What the task asks
Restate word for word every line from the top of the data below down through the line that holds "const float sc = scale_of(amax).s;".

Data records
__global__ __launch_bounds__(256) void stem_im2col_l2_kernel(const float* __restrict__ x, _Float16* __restrict__ dst,
                                                             long long plane, int B, int H, int W, int Ho, int Wo, int Kp,
                                                             const float* __restrict__ amax) {
  const float sc = scale_of(amax).s;
  const int k8 = Kp >> 3;
  const long long n = (long long)B * Ho * Wo * k8;
  for (long long e = (long long)blockIdx.x * 256 + threadIdx.x; e < n; e += (long long)gridDim.x * 256) {
    const long long m = e / k8;
    const int k0 = (int)(e - m * k8) * 8;
    const int wo = (int)(m % Wo);
    const long long tq = m / Wo;
    const int ho = (int)(tq % Ho), b = (int)(tq / Ho);
    float v[8];
#pragma unroll
    for (int j = 0; j < 8; ++j) {
      const int k = k0 + j;
      float val = 0.f;
      if (k < 147) {
        const int tap = k / 3, cc = k - tap * 3;
        const int r = tap / 7, t7 = tap - r * 7;
        const int hi = ho * 2 - 3 + r, wi = wo * 2 - 3 + t7;
        if ((unsigned)hi < (unsigned)H && (unsigned)wi < (unsigned)W) val = x[(((size_t)b * 3 + cc) * H + hi) * W + wi];
      }
      v[j] = val * sc;
    }
    u32x4 l1, l2;
#pragma unroll
    for (int h = 0; h < 4; ++h) {
      const unsigned pk = cvt2h(v[2 * h], v[2 * h + 1]);
      const f32x2 f = unpack2h(pk);
      l1[h] = pk;
      l2[h] = cvt2h((v[2 * h] - f[0]) * LIMB2_SCALE, (v[2 * h + 1] - f[1]) * LIMB2_SCALE);
    }
    _Float16* o = dst + limb_at((size_t)m, k0, Kp);
    *reinterpret_cast<u32x4*>(o) = l1;
    *reinterpret_cast<u32x4*>(o + LIMB2_OFS) = l2;
  }
}

#define ONDA_SWAP4(INSN, A, B)                                                                                          \
  asm volatile("s_nop 1\n\t" INSN " %0, %4\n\t" INSN " %1, %5\n\t" INSN " %2, %6\n\t" INSN " %3, %7\n\ts_nop 0"         \
               : "+v"(A[0]), "+v"(A[1]), "+v"(A[2]), "+v"(A[3]), "+v"(B[0]), "+v"(B[1]), "+v"(B[2]), "+v"(B[3]))
__device__ __forceinline__ void rows_reduce4(float& s1, float& s2, float& mn, float& mx) {
#if defined(__HIP_DEVICE_COMPILE__)
  float A[4] = {s1, s2, mn, mx}, B[4] = {s1, s2, mn, mx};
  ONDA_SWAP4("v_permlane16_swap_b32", A, B);
  float C[4] = {A[0] + B[0], A[1] + B[1], fminf(A[2], B[2]), fmaxf(A[3], B[3])};
  float D[4] = {C[0], C[1], C[2], C[3]};
  ONDA_SWAP4("v_permlane32_swap_b32", C, D);
  s1 = C[0] + D[0];
  s2 = C[1] + D[1];
  mn = fminf(C[2], D[2]);
  mx = fmaxf(C[3], D[3]);
#endif
}

template <int WM, int WN, bool COUNTED = false, bool AFFINE = true>
__device__ __forceinline__ void l2_epilogue(const ConvK& a, const f32x4 (&acc)[4][4], unsigned char* scratch, int tile_m, int m0,
                                            int n0, int wm, int wn, int lane, float ua, float ub, unsigned y_bytes = 0) {
  constexpr int BN = 64 * WN, NW = WM * WN, NT = NW * 64;
  constexpr int TRS = 68;
  const OndaConv& c = a.c;
  const int t = threadIdx.x, wave = t >> 6;
  unsigned long long* est = a.stamps != nullptr && t == 0 ? a.stamps + (size_t)blockIdx.x * 32 + 24 : nullptr;
  if (est) est[0] = __builtin_amdgcn_s_memtime();
  float* red = reinterpret_cast<float*>(scratch + NW * (16 * TRS * 4));
  const int SR = a.stats_rows;
  if (a.stats != nullptr) {
#pragma unroll
    for (int jn = 0; jn < 4; ++jn) {
      float s1 = 0.f, s2 = 0.f, mn = 3.0e38f, mxv = -3.0e38f;
#pragma unroll
      for (int i = 0; i < 4; ++i)
#pragma unroll
        for (int e = 0; e < 4; ++e) {
          const float v = acc[i][jn][e];
          s1 += v;
          s2 += v * v;
          mn = fminf(mn, v);
          mxv = fmaxf(mxv, v);
        }
      rows_reduce4(s1, s2, mn, mxv);
      if (lane < 16) {
        const int col = (wn * 4 + jn) * 16 + lane;
        red[(wm * BN + col) * 4 + 0] = (s1 * ua) * ub;
        red[(wm * BN + col) * 4 + 1] = (((s2 * ua) * ub) * ua) * ub;
        red[(wm * BN + col) * 4 + 2] = (mn * ua) * ub;
        red[(wm * BN + col) * 4 + 3] = (mxv * ua) * ub;
      }
    }
  }

  if (est) est[1] = __builtin_amdgcn_s_memtime();
  const bool plain = (c.out_os == 1 && c.Hf == c.Ho && c.Wf == c.Wo);
  const int cl = (lane & 15) * 4, rl = lane >> 4;
  const int n = n0 + wn * 64 + cl;
  const bool vn = n < c.Cout;
  f32x4 sc = {1.f, 1.f, 1.f, 1.f}, sh = {0.f, 0.f, 0.f, 0.f};
  if constexpr (AFFINE) {
    if (vn && a.scale) sc = *reinterpret_cast<const f32x4*>(a.scale + n);
    if (vn && a.shift) sh = *reinterpret_cast<const f32x4*>(a.shift + n);
  }
  sc = (sc * ua) * ub;
  float* tr = reinterpret_cast<float*>(scratch + wave * (16 * TRS * 4));
  float mx = 0.f;
  f32x4 rv[4][4];
  if (AFFINE && a.res) {
#pragma unroll
    for (int i = 0; i < 4; ++i)
#pragma unroll
      for (int r = 0; r < 4; ++r) {
        const int m = m0 + (wm * 4 + i) * 16 + 4 * r + rl;
        const bool live = m < a.M && vn;
        rv[i][r] = live ? *reinterpret_cast<const f32x4*>(a.res + (size_t)m * c.ldr + n) : f32x4{0.f, 0.f, 0.f, 0.f};
      }
  }
  const bool track = a.amax != nullptr;
  const bool full_rows = m0 + 64 * WM <= a.M;
  const int mw = m0 + wm * 64 + rl;
  const unsigned vbase = vn ? (unsigned)(((size_t)(mw - m0) * c.ldy + n) * 4) : OOB;
  const long long y_left = (long long)(a.M - m0) * c.ldy * 4;
  const unsigned y_win = (unsigned)(y_left < 0x7FFFF000ll ? y_left : 0x7FFFF000ll);
  float* const ytile = a.y + (size_t)m0 * c.ldy;
  float* const ybase = a.y + (size_t)mw * c.ldy + n;
#pragma unroll
  for (int i = 0; i < 4; ++i) {
#pragma unroll
    for (int jn = 0; jn < 4; ++jn)
#pragma unroll
      for (int e = 0; e < 4; ++e) tr[(4 * (lane >> 4) + e) * TRS + jn * 16 + (lane & 15)] = acc[i][jn][e];
    __builtin_amdgcn_wave_barrier();
#pragma unroll
    for (int r = 0; r < 4; ++r) {
      const int row = 4 * r + rl;
      f32x4 v = *reinterpret_cast<const f32x4*>(tr + row * TRS + cl);
      const int m = mw + i * 16 + 4 * r;
      const bool live = (full_rows || m < a.M) && vn;
      if constexpr (AFFINE) {
        v = v * sc + sh;
        if (a.res) v += rv[i][r];
        if (c.relu) {
#pragma unroll
          for (int q = 0; q < 4; ++q) v[q] = fmaxf(v[q], 0.f);
        }
      } else {
        v = v * sc;
      }
      if (plain) {
        if constexpr (COUNTED) {
#if defined(__HIP_DEVICE_COMPILE__)
          __builtin_amdgcn_raw_buffer_store_b128(__builtin_bit_cast(u32x4, v), make_rsrc(ytile, y_win),
                                                 vbase + (unsigned)((i * 16 + 4 * r) * c.ldy * 4), 0, NT_AUX);
#endif
        } else if (live) {
          store_out(reinterpret_cast<f32x4*>(ybase + (size_t)((i * 16 + 4 * r) * c.ldy)), v);
        }
      } else {
        const int mm = live ? m : 0;
        const int wo = mm % c.Wo, tq = mm / c.Wo;
        const int ho = tq % c.Ho, b = tq / c.Ho;
        const size_t orow = ((size_t)b * c.Hf + (size_t)ho * c.out_os) * c.Wf + (size_t)wo * c.out_os;
        if constexpr (COUNTED) {
#if defined(__HIP_DEVICE_COMPILE__)
          const unsigned off = live ? (unsigned)((orow * c.ldy + n) * 4) : OOB;
          __builtin_amdgcn_raw_buffer_store_b128(__builtin_bit_cast(u32x4, v), make_rsrc(a.y, y_bytes), off, 0, NT_AUX);
#endif
        } else if (live) {
          store_out(reinterpret_cast<f32x4*>(a.y + orow * c.ldy + n), v);
        }
      }
      if (track && live) mx = fmaxf(fmaxf(mx, fmaxf(fabsf(v[0]), fabsf(v[1]))), fmaxf(fabsf(v[2]), fabsf(v[3])));
    }
    __builtin_amdgcn_wave_barrier();
  }
  if (est) est[2] = __builtin_amdgcn_s_memtime();
  float* ar = red + WM * BN * 4;
  if (a.amax != nullptr) {
    mx = wave_max(mx);
    if (lane == 0) ar[wave] = mx;
  }
  if (a.stats != nullptr || a.amax != nullptr) {
    if constexpr (COUNTED) {
      asm volatile("s_waitcnt lgkmcnt(0)" ::: "memory");
      __builtin_amdgcn_s_barrier();
    } else {
      __syncthreads();
    }
  }
  if (est) est[3] = __builtin_amdgcn_s_memtime();
  if (a.stats != nullptr) {
    for (int col = t; col < BN; col += NT) {
      if (n0 + col >= c.Cout) continue;
      float s1 = 0.f, s2 = 0.f, mn = 3.0e38f, mxv = -3.0e38f;
#pragma unroll
      for (int w_ = 0; w_ < WM; ++w_) {
        s1 += red[(w_ * BN + col) * 4 + 0];
        s2 += red[(w_ * BN + col) * 4 + 1];
        mn = fminf(mn, red[(w_ * BN + col) * 4 + 2]);
        mxv = fmaxf(mxv, red[(w_ * BN + col) * 4 + 3]);
      }
      float* dst = a.stats + (size_t)tile_m * SR * c.Cout + n0 + col;
      dst[0] = s1;
      dst[c.Cout] = s2;
      if (SR == 4) {
        dst[2 * c.Cout] = mn;
        dst[3 * c.Cout] = mxv;
      }
    }
  }
  if (a.amax != nullptr && t == 0) {
    float m = ar[0];
#pragma unroll
    for (int w_ = 1; w_ < NW; ++w_) m = fmaxf(m, ar[w_]);
    if (m > 0.f)
      atomicMax(reinterpret_cast<unsigned*>(a.amax) + (blockIdx.x & (ONDA_AMAX_SLOTS - 1)) * AMAX_STRIDE, __float_as_uint(m));
  }
  if (est) est[4] = __builtin_amdgcn_s_memtime();
}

Solution to this task
__global__ __launch_bounds__(256) void stem_im2col_l2_kernel(const float* __restrict__ x, _Float16* __restrict__ dst,
                                                             long long plane, int B, int H, int W, int Ho, int Wo, int Kp,
                                                             const float* __restrict__ amax) {
  const float sc = scale_of(amax).s;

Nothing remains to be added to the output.